Wie kann das sein? Da brachte meine 7300GS deutlich mehr FPS, da war kein ruckeln zu sehen. WoW alle Regler auf Hoch, 1680x1050 Auflösung sonst nichts weiteres. Auflösung auf 1600x900 umstellen geht nicht, da wird mir schlecht (Schrift sehr undeutlich etc). Vert. Sync etc bringt auch nichts, Regler sogar auf Niedrig auch keine Veränderung, vllt. ca. 5 FPS.

Meine Vorgehensweise war: Treiber deinstalliert, Grafikkarte eingebaut, neue Treiber installiert (neuste Treiber von der Nvidia.de Seite geladen, nicht die vom Hersteller).

Woran könnte das liegen? Gegenfalls System neu aufsetzen? Oder könnte es eventuell doch schon das "alte" Mainboard sein?

MSI P965 Neo-F mit 3 GB Ram (DDR2 667 MHz), Intel Pentium D920 (2x2,8 GHz), BeQuiet Dark Power 550W, Windows XP Prof. SP3


Ich wäre euch sehr dankbar, wenn mir jemand helfen könnten.

MfG Sierius


----------



## Sugarwarlock (10. Oktober 2008)

ist die cpu nicht schon nen wenig alt und von der leistung (angegeben in teraflops (ich weiß hört sich doof an heißt aber so^^) und nicht die taktung die in ghz angegeben ist) nen bischen schwar für so ne graka? cpu und graka können sich gegenseitig ausbremsen. das fällt mir um halb 8 morgens ohne schlaf ein... bitte verbessert mich wenn ich müll erzähle.


----------



## AlexKoester (10. Oktober 2008)

Sugarwarlock schrieb:


> ist die cpu nicht schon nen wenig alt und von der leistung (angegeben in teraflops (ich weiß hört sich doof an heißt aber so^^) und nicht die taktung die in ghz angegeben ist) nen bischen schwar für so ne graka? cpu und graka können sich gegenseitig ausbremsen. das fällt mir um halb 8 morgens ohne schlaf ein... bitte verbessert mich wenn ich müll erzähle.

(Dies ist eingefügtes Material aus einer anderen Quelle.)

#define BA_DBG(...) do { if (dbg.wait) { std::fprintf(stderr, "[ptam] " __VA_ARGS__); std::fprintf(stderr, "\n"); } } while (0)
int ptam_ba_compute(ptam_ba* ba, const volatile unsigned char* abort_flag, int* accepted_out) {
    ARG_TRY(ba);
    ptam_ctx* ctx = ba->ctx;
    const BaDebug& dbg = ba_debug();
    HIP_TRY(hipSetDevice(ctx->device));
    BA_DBG("compute: prepare");
    const bool sharded = ba->comm && ba->world > 1;
    int rc = ptam_ba_prepare(ba);
    if (rc && !sharded) return rc;
    const int rc_prepare = rc;
    BA_DBG("compute: prepared M=%d P=%d F=%d chunks=%d wchunks=%d grid_acc=%d schur_wg=%d", ba->d.M, ba->d.P, ba->d.F, ba->d.n_chunks,
           ba->d.n_wchunks, ba->d.grid_acc, ba->d.n_schur_wg);
    BaDev& d = ba->d;
    ChainTurn chain_turn(d, ctx->device);
    double lambda = 0.0001, lambda_factor = 2.0;
    ba->converged = ba->published_by_finalize = ba->cur_pending = ba->slow_select = false;
    ba->trial_is_current = ba->e2_is_current = false;
    bool hit_max = false;
    int counter = 0;
    ba->accepted = 0;
    ba->trials.clear();
    std::vector<int> step_outlier_end;
    int n_steps = 0;
    bool prev_end_pending = false;
    bool abort_all = false;
    auto abort_local = [&]() { return abort_flag && *abort_flag; };
    auto aborted = [&]() { return sharded ? abort_all : abort_local(); };
    BaScalars sc;
    std::memset(&sc, 0, sizeof sc);
    double dbg_enq_ms = 0, dbg_wait_ms = 0;
    std::vector<double> trial_read_us;
    const auto dbg_t0 = std::chrono::steady_clock::now();
    BaHostTimes ht;
    ba_dbg_begin(ba, ht);
    if (sharded && (rc = ba_sharded_handshake(ba, rc_prepare, abort_local(), &abort_all, chain_turn))) return rc;
    const bool empty = d.M == 0;
    const bool spec = !sharded && !ba->prof && d.n_chunks > 0 && !ptam_ab_env("PTAM_NO_SPECULATION");
    bool spec_ready = false;
    const bool fused_decision = !ptam_ab_env("PTAM_SEPARATE_FINALIZE");
    while (!empty && !ba->converged && !hit_max && !aborted()) {
        bool skip_vinv = false;
        if (spec_ready) {
            spec_ready = false;
            skip_vinv = true;
        } else {
            if ((rc = ba_pass1_sigma(ba))) return rc;
            if ((rc = ba_pass2(ba))) return rc;
        }
        bool have_cur = false;
        double cur_err = 0, new_err = 0;
        bool ran_any = false, redo_step = false, nan_stop = false;
        for (;;) {
            if (have_cur && !(new_err > cur_err)) break;
            if (ba->converged || hit_max || aborted()) break;
            BA_DBG("trial %d lambda %g", counter, lambda);
            const auto q0 = std::chrono::steady_clock::now();
            rc = ba_trial(ba, lambda, skip_vinv, counter + 1 >= ba->opts.max_iterations ? 1 : 0, abort_local() ? 1 : 0, spec && fused_decision);
            dbg_enq_ms += ba_stall_ms(q0, counter, "took", "to enqueue");
            skip_vinv = false;
            if (rc) return rc;
            if ((rc = ba_publish_scalars(ba))) return rc;
            if (spec) {
                if ((rc = ba_enqueue_speculative(ba, lambda * 0.3, lambda))) return rc;
            }
            BA_DBG("trial %d enqueued, waiting", counter);
            const auto w0 = std::chrono::steady_clock::now();
            rc = ba_wait_scalars(ba, &sc);
            dbg_wait_ms += ba_stall_ms(w0, counter, "waited", "for its scalars");
            if (rc) return rc;
            BA_DBG("trial %d read: cur %g new %g sigma2 %g median %g n_valid %lld n_bad %d sumsq %g %g", counter, sc.cur_err, sc.new_err,
                   sc.sigma_sq, sc.median, sc.n_valid, sc.n_bad, sc.sumsq_cam, sc.sumsq_pt);
            ba_dbg_first_read(ht);
            if (!have_cur) {
                if (prev_end_pending) step_outlier_end.push_back(spec && fused_decision ? sc.n_outliers_pub : sc.n_outliers);
                prev_end_pending = false;
                if (sc.select_overflow && !ba->slow_select) {
                    ba->slow_select = true;
                    if (dbg.select) std::fprintf(stderr, "[ptam] rank %d: select overflow, repeating the step on the gather path\n", ba->rank);
                    redo_step = true;
                    break;
                }
                have_cur = true;
                cur_err = sc.cur_err;
                new_err = cur_err + 9999;
                if (!(new_err > cur_err)) {
                    nan_stop = true;
                    break;
                }
            }
            if (sc.solve_fault) {
                if ((rc = ba_solve_fallback(ba, counter))) return rc;
                continue;
            }
            ran_any = true;
            if (dbg.trial_times) trial_read_us.push_back(std::chrono::duration<double, std::micro>(std::chrono::steady_clock::now() - dbg_t0).count());
            if (sharded) abort_all = abort_all || sc.abort_any != 0;
            new_err = sc.new_err;
            const double sumsq = sc.sumsq_cam + sc.sumsq_pt;
            if (sumsq < ba->opts.update_sq_conv_limit) ba->converged = true;
            ptam_ba_trial t;
            t.lambda = lambda;
            t.sigma_sq = sc.sigma_sq;
            t.err_old = cur_err;
            t.err_new = new_err;
            t.sum_sq_update = sumsq;
            t.n_bad = sc.n_bad;
            t.accepted = 0;
            if (ba->opts.verbose)
                std::printf("L%.1e\tOld %.6f  New %.6f  Diff %.6f\n", lambda, cur_err, new_err, cur_err - new_err);
            if (new_err > cur_err) {
                lambda = lambda * lambda_factor;
                lambda_factor = lambda_factor * 2;
            }
            counter++;
            if (counter >= ba->opts.max_iterations) hit_max = true;
            ba->trials.push_back(t);
        }
        if (redo_step) continue;
        if (nan_stop) hit_max = true;
        ba->trial_is_current = false;
        ba->e2_is_current = ran_any && !(new_err < cur_err);
        if (ran_any && new_err < cur_err) {
            lambda_factor = 2.0;
            lambda *= 0.3;
            ba->cur ^= 1;
            ba->accepted++;
            ba->trials.back().accepted = 1;
            ba->trial_is_current = true;
        }
        if (prev_end_pending) {
            if ((rc = ba_read_scalars(ba, &sc))) return rc;
            step_outlier_end.push_back(sc.n_outliers);
        }
        const bool stayed = spec && ran_any && !(new_err < cur_err) && !(new_err > cur_err) && !ba->converged && !hit_max;
        spec_ready = (spec && ran_any && new_err < cur_err && !ba->converged && !hit_max) || stayed;
        if (!spec_ready && d.M > 0)
            hipLaunchKernelGGL(purge_kernel, dim3((d.M + 255) / 256), dim3(256), 0, ctx->stream, d);
        prev_end_pending = true;
        HIP_TRY(hipGetLastError());
        n_steps++;
    }
    BA_DBG("loop done, steps %d", n_steps);
    ba_report_trial_times(ba, trial_read_us);
    if (dbg.stall)
        std::fprintf(stderr, "[ptam] compute loop: %zu trials in %.3f ms; host enqueueing trials %.3f ms, waiting for scalars %.3f ms\n",
                     ba->trials.size(), std::chrono::duration<double, std::milli>(std::chrono::steady_clock::now() - dbg_t0).count(),
                     dbg_enq_ms, dbg_wait_ms);
    if (n_steps > 0) {
        if ((rc = ba_read_scalars(ba, &sc))) return rc;
        step_outlier_end.push_back(sc.n_outliers);
    }
    if ((rc = ba_dbg_loop_end(ba, ht))) return rc;
    const int n_out = step_outlier_end.empty() ? 0 : step_outlier_end.back();
    std::vector<int> out_idx(std::max(n_out, 1));
    if ((rc = ba_readback(ba, n_out, out_idx))) return rc;
    ba->raw_out.insert(ba->raw_out.end(), out_idx.begin(), out_idx.begin() + n_out);
    for (int end : step_outlier_end) ba->raw_out_ends.push_back(ba->raw_out_base + end);
    ba->raw_out_base += n_out;
    if (n_out > 0) ba->prepared = false;
    if ((rc = ba_dbg_dump(ba, ht))) return rc;
    if (dbg.stall)
        std::fprintf(stderr, "[ptam] compute total %.3f ms\n",
                     std::chrono::duration<double, std::milli>(std::chrono::steady_clock::now() - dbg_t0).count());
    if (accepted_out) *accepted_out = ba->accepted;
    return PTAM_OK;
}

Ja die CPU und das Mainboard sind schon etwas älter, das weiss ich ja. Trotzdem dürfte es durchaus für WoW genügen und es kann ja nicht sein, dass ne Grafikkarte so ausgebremst wird, das sie schlechter als eine deutlich ältere & schlechtere Karte ist?!? Oder doch?

Ich könnte von nem Kollegen einen Core2Duo E6420 bekommen, dürfte das Problem damit geschwächt werden?


----------



## poTTo (10. Oktober 2008)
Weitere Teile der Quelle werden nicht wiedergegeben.